Le 11/03/2026 à 09:45, Thomas Knudsen a écrit :
> TL;DR: Is PROJ unreasonably slow? The answer is "Mostly no", but with a few
> caveats...
>
> DISCLAIMER: The evidence presented below is weak - timing experiments repeated
> only 2-4 times, on just a single computer. But at first sight the speed tests
> all hint at the same conclusion: That PROJ could be made significantly faster.
>
> Closer inspection, however, shows that, while in some corner cases, PROJ really
> can be made faster, in the general cases, it already really is quite fast.
>
> But despite the weak evidence, and the limited speed gains expected, I allow
> myself to present the material here, to frame some potential items for
> discussion and/or action - because changes, that may improve speed, may also
> improve maintainability. And while the latter is hard to quantify, the former is
> readily quantifiable with a stop watch.
>
> Setting
> -------
>
> I recently did a validation experiment, by reimplementing the PROJ based
> canonical transformation from ITRF2014 to SWEREF99, the Swedish ETRS89
> realization.
>
> The reimplementation is based on Rust geodesy (RG) [1], and the validation is
> carried out by transforming a test set of 10 million randomly generated
> coordinates. First using the RG coordinate processing program "kp" [2], then the
> PROJ work horse "cs2cs" [3].
>
> But I did not get around to actually validate, except for a handful of
> sufficiently convincing random checks. I got sidetracked by something more
> concerning - namely that PROJ appeared to be unreasonably slow:
>
> While kp transformed the 10 million coordinates in a little less than 17
> seconds, cs2cs needed more than 20 minutes - i.e. a factor of approximately 75
> times slower.
>
> Now, the ITRF2014->SWEREF99 transformation is non-trivial [5] and includes grid
> lookups in the 5th and 7th step of the pipeline (the grid was, by the way,
> already fully downloaded with projsync). So I had a hunch, that the random
> organization of the input data might be poison for PROJ's grid caching. And
> correctly so: After sorting the 10 million input points from north to south, the
> run time went from about 1200 seconds, to about 100 seconds.
>
> A respectable speed-up, although 6 times slower than RG. But as the points are
> still randomly (dis)organized in the east-west direction, there may be even more
> speed up possible for a more piecewise localized data set, such as the
> coordinates of e.g. a typical OGC "simple feature" geometry collection.
>
> But before constructing a test data set with such characteristics, I figured, I
> would take a closer look at some PROJ operators not depending on grid access, to
> get a feeling for how much time goes with accessing the test coordinates, and
> converting the external text format to the internal IEEE 754 floating point
> format.
>
> For this, I had to change tool from cs2cs, to cct [4]. But the results were
> still disappointing: Running the same 10 million coordinates through first a
> no-operation (proj=noop), then a pipeline of 8 concatenated noops, gave these
> results:
>
> NOOP
>
> Running kp first.
>      One noop.     kp: 8.95 s, cct: 83 s,   (kp  9.27 times faster)

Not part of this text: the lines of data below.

template <int KSTEPS, int DIL, int POOL>
__global__ void __cluster_dims__(2, 1, 1) __launch_bounds__(576, 1)
conv_sweep_pair_kernel(const __grid_constant__ CUtensorMap mapA, const __grid_constant__ CUtensorMap mapW, const __grid_constant__ CUtensorMap mapO,
                       const SweepArgs a) {
  extern __shared__ uint8_t smem_raw[];
  uint8_t* smem = smem_raw + ((1024u - (smem_u32(smem_raw) & 1023u)) & 1023u);
  constexpr int BOXPX = 128 + 2 * DIL;
  constexpr int BOX_BYTES = BOXPX * 128;
  constexpr int SLOT = 2 * SW_SLOT_HALF;
  constexpr int CW = 16;
  const int panel_bytes = 3 * a.bn * 128;
  const int w_bytes = a.npanels * panel_bytes;
  uint8_t* sW = smem;
  uint8_t* sRing = smem + ((w_bytes + 1023) & ~1023);
  constexpr int OB_BYTES = 32768;
  uint8_t* sOut = sRing + a.stages * SLOT;
  uint64_t* bars = reinterpret_cast<uint64_t*>(sOut + a.out_bufs * OB_BYTES);
  uint64_t* full = bars;
  uint64_t* empty = bars + a.stages;
  uint64_t* afull = bars + 2 * a.stages;
  uint64_t* aempty = afull + a.S;
  uint64_t* wfull = aempty + a.S;
  uint32_t* tmem_slot = reinterpret_cast<uint32_t*>(wfull + 1);
  float* s_const = reinterpret_cast<float*>(tmem_slot + 2);
  float* s_xch = s_const + 192;

  const int warp = threadIdx.x >> 5, lane = threadIdx.x & 31;
  const uint32_t rank = cluster_ctarank();
  const int pair = blockIdx.x >> 1, npairs = gridDim.x >> 1;

  if (threadIdx.x == 0) {
    for (int s = 0; s < a.stages; ++s) { mbar_init(&full[s], 1); mbar_init(&empty[s], 1); }
    for (int j = 0; j < a.S; ++j) { mbar_init(&afull[j], 1); mbar_init(&aempty[j], 32); }
    mbar_init(wfull, 1);
    asm volatile("fence.mbarrier_init.release.cluster;" ::: "memory");
  }
  if (warp == 1) {
    asm volatile("tcgen05.alloc.cta_group::2.sync.aligned.shared::cta.b32 [%0], %1;" ::"r"(smem_u32(tmem_slot)), "r"(512) : "memory");
    asm volatile("tcgen05.relinquish_alloc_permit.cta_group::2.sync.aligned;" ::: "memory");
  }
  for (int i = threadIdx.x; i < 64; i += blockDim.x) {
    const bool ok = i < a.bn;
    s_const[i] = ok ? __ldg(a.scale + i) : 0.f;
    s_const[64 + i] = ok ? __ldg(a.shift + i) : 0.f;
    s_const[128 + i] = ok ? __ldg(a.alpha + i) : 0.f;
  }
  for (int i = threadIdx.x; i < a.out_bufs * OB_BYTES / 16; i += blockDim.x)
    reinterpret_cast<uint4*>(sOut)[i] = make_uint4(0u, 0u, 0u, 0u);
  asm volatile("fence.proxy.async.shared::cta;" ::: "memory");
  asm volatile("tcgen05.fence::before_thread_sync;" ::: "memory");
  __syncthreads();
  asm volatile("tcgen05.fence::after_thread_sync;" ::: "memory");
  const uint32_t tmem_base = *tmem_slot;
  const int q4 = warp & 3, ew = warp - 2, grp = ew >> 2, c0 = grp * CW;
  const bool real = c0 < a.bn;
  const uint32_t tcol = tmem_base + ((uint32_t)(q4 * 32) << 16) + (uint32_t)c0;
  if (warp >= 2 && real) sweep_acc_clear<CW>(tcol, a.S, a.bn);
  asm volatile("tcgen05.fence::before_thread_sync;" ::: "memory");
  __syncthreads();
  cluster_sync_all();
  asm volatile("tcgen05.fence::after_thread_sync;" ::: "memory");

  const int nsp = (a.nstrips + 1) >> 1;
  auto decode = [&](int item, int& w0, int& q, int& n0, int& Lc) {
    const int sp = item % nsp;
    const int rest = item / nsp;
    q = rest % DIL;
    const int seg = rest / DIL;
    w0 = (2 * sp + (int)rank) * a.strip_w;
    const int Nq = (a.R - q + DIL - 1) / DIL;
    n0 = seg * a.L;
    Lc = Nq - n0 < a.L ? Nq - n0 : a.L;
  };

  if (warp == 0) {
    if (lane == 0) {
      asm volatile("prefetch.tensormap [%0];" ::"l"(reinterpret_cast<uint64_t>(&mapA)) : "memory");
      asm volatile("prefetch.tensormap [%0];" ::"l"(reinterpret_cast<uint64_t>(&mapW)) : "memory");
      asm volatile("prefetch.tensormap [%0];" ::"l"(reinterpret_cast<uint64_t>(&mapO)) : "memory");
      {
        const uint32_t lbar = smem_u32(wfull) & 0xFEFFFFFFu;
        if (rank == 0) mbar_expect_tx(wfull, (uint32_t)(2 * w_bytes));
        for (int p = 0; p < a.npanels; ++p) tma_load_2d_2sm(&mapW, lbar, sW + p * panel_bytes, 0, (p * 2 + (int)rank) * 3 * a.bn);
      }
      uint32_t g = 0;
      long long w_empty = 0;
      const long long tstart = a.dbg ? clock64() : 0;
      for (int item = pair; item < a.n_items; item += npairs) {
        int w0, q, n0, Lc;
        decode(item, w0, q, n0, Lc);
        if (Lc <= 0 || (a.item_on && !a.item_on[item])) continue;
        const int nload = Lc + (POOL == 1 ? 1 : 0) + 2;
        for (int m = 0; m < nload; ++m, ++g) {
          const uint32_t s = g % a.stages, use = g / a.stages;
          if (use > 0) {
            const long long c0w = a.dbg ? clock64() : 0;
            mbar_wait(&empty[s], (use - 1) & 1);
            if (a.dbg) w_empty += clock64() - c0w;
          }
          const uint32_t lbar = smem_u32(&full[s]) & 0xFEFFFFFFu;
          if (rank == 0) mbar_expect_tx(&full[s], (uint32_t)(2 * 2 * BOX_BYTES));
          uint8_t* sp = sRing + s * SLOT;
          const int r = q + DIL * (n0 + m);
          tma_load_3d_2sm(&mapA, lbar, sp, 0, w0 + a.in_dx, r + a.in_dy);
          tma_load_3d_2sm(&mapA, lbar, sp + SW_SLOT_HALF, 64, w0 + a.in_dx, r + a.in_dy);
        }
      }
      if (a.dbg) { a.dbg[blockIdx.x * 8 + 0] = (unsigned long long)w_empty; a.dbg[blockIdx.x * 8 + 1] = (unsigned long long)(clock64() - tstart); }
    }
    __syncwarp();
  } else if (warp == 1) {
    if (rank == 0) {
      const uint32_t leader = elect_one();
      const uint32_t idesc = (1u << 4) | (1u << 7) | (1u << 10) | ((uint32_t)(3 * a.bn >> 3) << 17) | ((uint32_t)(256 >> 4) << 24);
      mbar_wait(wfull, 0);
      const uint32_t w_lo = desc_lo(smem_u32(sW));
      const uint32_t ring_lo = desc_lo(smem_u32(sRing));
      const uint32_t panel16 = (uint32_t)(panel_bytes >> 4);
      const uint32_t wl_off = (uint32_t)(3 * a.bn / 2 * 128) >> 4;
      uint32_t rs = 0, rph = 0, j = 2, eph = 0;
      bool open = false;
      long long w_full = 0, w_tempty = 0;
      const long long tstart = a.dbg ? clock64() : 0;
      for (int item = pair; item < a.n_items; item += npairs) {
        int w0, q, n0, Lc;
        decode(item, w0, q, n0, Lc);
        if (Lc <= 0 || (a.item_on && !a.item_on[item])) continue;
        const int nin = Lc + (POOL == 1 ? 1 : 0) + 2;
        const uint32_t j0 = (uint32_t)(n0 + 2) % (uint32_t)a.S;
        const uint32_t d = open ? (j0 + (uint32_t)a.S - j) % (uint32_t)a.S : 2u;
        if (d) {
          if (open && leader) { umma_commit_2sm(&afull[slot_back(j, 2, a.S)]); if (d >= 2) umma_commit_2sm(&afull[slot_back(j, 1, a.S)]); }
          if (d >= 2) sweep_claim(aempty, slot_back(j0, 2, a.S), eph);
          sweep_claim(aempty, slot_back(j0, 1, a.S), eph);
        }
        j = j0; open = true;
        for (int m = 0; m < nin; ++m) {
          long long c0w = a.dbg ? clock64() : 0;
          sweep_claim(aempty, j, eph);
          if (a.dbg) { const long long c1 = clock64(); w_tempty += c1 - c0w; c0w = c1; }
          mbar_wait(&full[rs], rph);
          if (a.dbg) w_full += clock64() - c0w;
          asm volatile("tcgen05.fence::after_thread_sync;" ::: "memory");
          const uint32_t p = slot_back(j, 2, a.S);
          const uint32_t acc = tmem_base + p * (uint32_t)a.bn;
          const uint32_t sl = ring_lo + rs * (SLOT >> 4);
#pragma unroll
          for (int kx = 0; kx < 3; ++kx) {
#pragma unroll
            for (int ks = 0; ks < KSTEPS; ++ks) {
              const int gk = kx * KSTEPS + ks;
              const uint32_t a_hi = sl + (uint32_t)(kx * DIL * 8 + ks * 2);
              const uint32_t a_lo = a_hi + (uint32_t)(SW_SLOT_HALF >> 4);
              const uint32_t wh = w_lo + (uint32_t)(gk >> 2) * panel16 + (uint32_t)((gk & 3) * 2);
              sweep_mma_2sm(acc, a_lo, wh, idesc, 1, leader);
              sweep_mma_2sm(acc, a_hi, wh + wl_off, idesc, 1, leader);
              sweep_mma_2sm(acc, a_hi, wh, idesc, 1, leader);
            }
          }
          if (leader) {
            umma_commit_2sm(&empty[rs]);
            umma_commit_2sm(&afull[p]);
          }
          __syncwarp();
          if (++rs == (uint32_t)a.stages) { rs = 0; rph ^= 1; }
          if (++j == (uint32_t)a.S) j = 0;
        }
      }
      if (open && leader) {
        umma_commit_2sm(&afull[slot_back(j, 2, a.S)]);
        umma_commit_2sm(&afull[slot_back(j, 1, a.S)]);
      }
      __syncwarp();
      if (a.dbg && leader) {
        a.dbg[blockIdx.x * 8 + 2] = (unsigned long long)w_full; a.dbg[blockIdx.x * 8 + 3] = (unsigned long long)w_tempty;
        a.dbg[blockIdx.x * 8 + 4] = (unsigned long long)(clock64() - tstart);
      }
    }
  } else {
    const int px = q4 * 32 + lane;
    const bool issuer = threadIdx.x == 64;
    const int trow = POOL == 2 ? px >> 1 : px;
    const bool writer = POOL == 2 ? !(lane & 1) : true;
    const uint32_t row_off = (uint32_t)trow * 128u;
    const uint32_t sw = (uint32_t)(trow & 7);
    const uint32_t hi_chunk = (uint32_t)(c0 >> 3);
    uint32_t t = 0, e = 0, dj = 0, dph = 0;
    uint32_t w_tfull = 0;
    const bool timed = a.dbg != nullptr;
    const long long tstart = a.dbg ? clock64() : 0;
    constexpr bool STATS = POOL == 0 && DIL == 1;
    float st_s[STATS ? CW : 1], st_q[STATS ? CW : 1];
#pragma unroll
    for (int k = 0; k < (STATS ? CW : 1); ++k) st_s[k] = st_q[k] = 0.f;
    float v[CW];
    for (int item = pair; item < a.n_items; item += npairs) {
      int w0, q, n0, Lc;
      decode(item, w0, q, n0, Lc);
      if (Lc <= 0 || (a.item_on && !a.item_on[item])) continue;
      const int nrow = Lc + (POOL == 1 ? 1 : 0);
      const uint32_t j0 = (uint32_t)(n0 + 2) % (uint32_t)a.S;
      const uint32_t d = (j0 + 2u * (uint32_t)a.S - 2u - dj) % (uint32_t)a.S;
      if (t == 0 || d >= 3) {
        if (t > 0)
          for (int h = 0; h < 2; ++h) sweep_drain<CW, true>(afull, aempty, dj, dph, a.S, a.bn, tcol, real, false, lane, v, timed, w_tfull);
        dj = slot_back(j0, 2, a.S);
      } else {
        for (uint32_t h = 0; h < d; ++h) sweep_drain<CW, true>(afull, aempty, dj, dph, a.S, a.bn, tcol, real, false, lane, v, timed, w_tfull);
      }
      for (int h = 0; h < 2; ++h) sweep_drain<CW, true>(afull, aempty, dj, dph, a.S, a.bn, tcol, real, false, lane, v, timed, w_tfull);
      float hprev[CW];
#pragma unroll
      for (int k = 0; k < CW; ++k) hprev[k] = 0.f;
      for (int m = 0; m < nrow; ++m, ++t) {
        sweep_drain<CW, true>(afull, aempty, dj, dph, a.S, a.bn, tcol, real, true, lane, v, timed, w_tfull);
        if (real) {
#pragma unroll
          for (int k4 = 0; k4 < CW / 4; ++k4) {
            const float4 sc_ = *reinterpret_cast<const float4*>(s_const + c0 + 4 * k4);
            const float4 sh = *reinterpret_cast<const float4*>(s_const + 64 + c0 + 4 * k4);
            const float4 al = *reinterpret_cast<const float4*>(s_const + 128 + c0 + 4 * k4);
            v[4 * k4 + 0] = prelu(fmaf(v[4 * k4 + 0], sc_.x, sh.x), al.x);
            v[4 * k4 + 1] = prelu(fmaf(v[4 * k4 + 1], sc_.y, sh.y), al.y);
            v[4 * k4 + 2] = prelu(fmaf(v[4 * k4 + 2], sc_.z, sh.z), al.z);
            v[4 * k4 + 3] = prelu(fmaf(v[4 * k4 + 3], sc_.w, sh.w), al.w);
          }
        }

        int r_out = q + DIL * (n0 + m);
        if (POOL == 1) {
          if (real) {
            float* xw = s_xch + (((t & 1) * 4 + grp) * 4 + q4) * 32;
            if (lane < DIL) {
#pragma unroll
              for (int k4 = 0; k4 < CW / 4; ++k4)
                *reinterpret_cast<float4*>(xw + lane * 16 + 4 * k4) = make_float4(v[4 * k4], v[4 * k4 + 1], v[4 * k4 + 2], v[4 * k4 + 3]);
            }
            asm volatile("bar.sync %0, 128;" ::"r"(1 + grp) : "memory");
            const bool edge = lane >= 32 - DIL;
            const float* xr = s_xch + (((t & 1) * 4 + grp) * 4 + ((q4 + 1) & 3)) * 32 + (edge ? (lane - (32 - DIL)) * 16 : 0);
#pragma unroll
            for (int k4 = 0; k4 < CW / 4; ++k4) {
              const float4 x4 = *reinterpret_cast<const float4*>(xr + 4 * k4);
              const float xs[4] = {x4.x, x4.y, x4.z, x4.w};
#pragma unroll
              for (int k = 0; k < 4; ++k) {
                float nb = __shfl_down_sync(0xffffffffu, v[4 * k4 + k], DIL);
                if (edge) nb = xs[k];
                const float h = fmaxf(v[4 * k4 + k], nb);
                v[4 * k4 + k] = fmaxf(h, hprev[4 * k4 + k]);
                hprev[4 * k4 + k] = h;
              }
            }
          }
          if (m == 0) continue;
          r_out -= DIL;
        }
        if (POOL == 2) {
          if (real) {
#pragma unroll
            for (int k = 0; k < CW; ++k) {
              const float h = fmaxf(v[k], __shfl_down_sync(0xffffffffu, v[k], 1));
              v[k] = fmaxf(h, hprev[k]);
              hprev[k] = (m & 1) ? 0.f : h;
            }
          }
          if (!(m & 1)) continue;
          r_out >>= 1;
        }
        if constexpr (STATS) {
          if (a.stats && real) {
            const int wpx = w0 + px;
            if (wpx < a.Pw && (wpx & (a.st_pitch - 1)) < a.st_H && r_out < a.st_H) {
#pragma unroll
              for (int k = 0; k < CW; ++k) { st_s[k] += v[k]; st_q[k] = fmaf(v[k], v[k], st_q[k]); }
            }
          }
        }
        uint8_t* ob = sOut + (e % (uint32_t)a.out_bufs) * OB_BYTES;
        if (a.out_bufs == 1) {
          if (issuer) asm volatile("cp.async.bulk.wait_group.read 0;" ::: "memory");
          asm volatile("bar.sync 5, 512;" ::: "memory");
        }
        if (real) {
          uint32_t hi[CW / 2], lo[CW / 2];
#pragma unroll
          for (int k = 0; k < CW / 2; ++k) split2(v[2 * k], v[2 * k + 1], hi[k], lo[k]);
#pragma unroll
          for (int c = 0; c < CW / 8; ++c) {
            if (!writer) break;
            *reinterpret_cast<uint4*>(ob + row_off + (((hi_chunk + c) ^ sw) << 4)) = make_uint4(hi[4 * c], hi[4 * c + 1], hi[4 * c + 2], hi[4 * c + 3]);
            *reinterpret_cast<uint4*>(ob + 16384 + row_off + (((hi_chunk + c) ^ sw) << 4)) = make_uint4(lo[4 * c], lo[4 * c + 1], lo[4 * c + 2], lo[4 * c + 3]);
          }
          asm volatile("fence.proxy.async.shared::cta;" ::: "memory");
        }
        if (a.out_bufs == 2 && issuer) asm volatile("cp.async.bulk.wait_group.read 0;" ::: "memory");
        asm volatile("bar.sync 6, 512;" ::: "memory");
        if (issuer) {
          tma_store_3d(&mapO, ob, 0, POOL == 2 ? w0 >> 1 : w0, r_out);
          tma_store_3d(&mapO, ob + 16384, 64, POOL == 2 ? w0 >> 1 : w0, r_out);
          asm volatile("cp.async.bulk.commit_group;" ::: "memory");
        }
        ++e;
      }
    }
    if (t > 0)
      for (int h = 0; h < 2; ++h) sweep_drain<CW, true>(afull, aempty, dj, dph, a.S, a.bn, tcol, real, false, lane, v, timed, w_tfull);
    if (issuer) asm volatile("cp.async.bulk.wait_group 0;" ::: "memory");
    if constexpr (STATS) {
      if (a.stats) sweep_stats_flush<CW>(st_s, st_q, s_xch, ew, c0, real, lane, a.stats);
    }
    if (a.dbg && threadIdx.x == 64) {
      a.dbg[blockIdx.x * 8 + 5] = (unsigned long long)w_tfull; a.dbg[blockIdx.x * 8 + 6] = (unsigned long long)(clock64() - tstart);
      a.dbg[blockIdx.x * 8 + 7] = t;
    }
  }
  asm volatile("tcgen05.fence::before_thread_sync;" ::: "memory");
  __syncthreads();
  cluster_sync_all();
  if (warp == 1) {
    asm volatile("tcgen05.fence::after_thread_sync;" ::: "memory");
    asm volatile("tcgen05.dealloc.cta_group::2.sync.aligned.b32 %0, %1;" ::"r"(tmem_base), "r"(512) : "memory");
  }
}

>      Eight noops.  kp: 9.38 s, cct: 97 s.   (kp 10.34 times faster)
> Running cct first.
>      One noop.     kp: 9.56 s, cct: 83 s,   (kp  8.68 times faster)
>      Eight noops.  kp: 9.65 s, cct: 92 s.   (kp  9.53 times faster)
>
> To see what it costs to do some real computation, I also tried projecting the
> test coordinates to UTM zone 32. Here kp consistently ran at close to 13
> seconds, while cct had 3 cases of close to 100 seconds, and an oddly speedy
> outlier of just 70 seconds. I suspect I may have misread the clock there.
>
> UTM
>
> Running kp first.
>      utm zone=32   kp: 13.54 s, cct: 70 s,   (kp  5.17 times faster)
>      utm zone=32   kp: 12.37 s, cct: 96 s,   (kp  7.76 times faster)
> Running cct first.
>      utm zone=32   kp: 13.36 s, cct:  96 s,  (kp  7.18 times faster)
>      utm zone=32   kp: 13.57 s, cct: 101 s,  (kp  7.43 times faster)
>
> But still, RG seems to be between 5 and 7 times faster than PROJ: Even when
> comparing the worst kp time with the outlying cct time, kp is still more than 5
> times faster than cct.
>
> Why is it so? Some potential reasons
> ------------------------------------
>
> FIRST, RG does grid access by lumping all grids together in an indexed file, a
> "unigrid", and accessing that file through memory mapping (the rationale, with
> the punchline "Don't implement poorly, what the OS already provides
> excellently!" is described in [6]).
>
> PROJ accesses files in chunks, and since, in PROJ, files are typically band
> interleaved, PROJ needs 3 accesses far away from each other, to get all relevant
> information for a single point value. Whereas RG uses point interleave, and
> hence gets all relevant information from a single read operation.
>
> Also, PROJ uses compressed files. And in this specific case
> (eur_nkg_nkg17rfvel.tiff), the file is just 303x313 grid nodes, each node
> consisting of 3 32 bit values, hence 303x313x3x4 bytes = 1_138_068 bytes.
>
> But the compression is rather modest: The compressed file weighs 715_692 bytes,
> i.e. a reduction of just 38%, but it prohibits direct access into the file.
>
> RG skips all this, accesses the file as if it is one long array, and leaves all
> caching/swapping to the OS, which has a much better general view of the system
> resources available, than any single running process.
>
> SECOND, PROJ handles single coordinates, while RG handles collections. Among
> other things, this leads to a reduction in the number of function calls: PROJ
> loops over the coordinates, and calls an operator on each coordinate, while RG
> calls an operator, and let the operator loop over the coordinates. For the same
> reason, PROJ needs to interpret a pipeline for each coordinate, while RG just
> interprets the pipeline once for each collection of e.g. 100_000 coordinates.
>
> Now, interpreting a pipeline is not a heavy task: Essentially, it is just an
> iterator over the steps of the pipeline. But it is a little piece of extra
> ceremony, that needs to be set up for every single coordinate.
>
> This leads me on to the THIRD potential reason, namely that PROJ's internal data
> flow is rather complex, carrying leftovers that made good sense back when PROJ
> was simply a projection library, but which are mostly annoying today.
>
> When all operators were projections, it made good sense to centralize the
> handling of e.g. the central meridian into the pj_fwd and pj_inv functions.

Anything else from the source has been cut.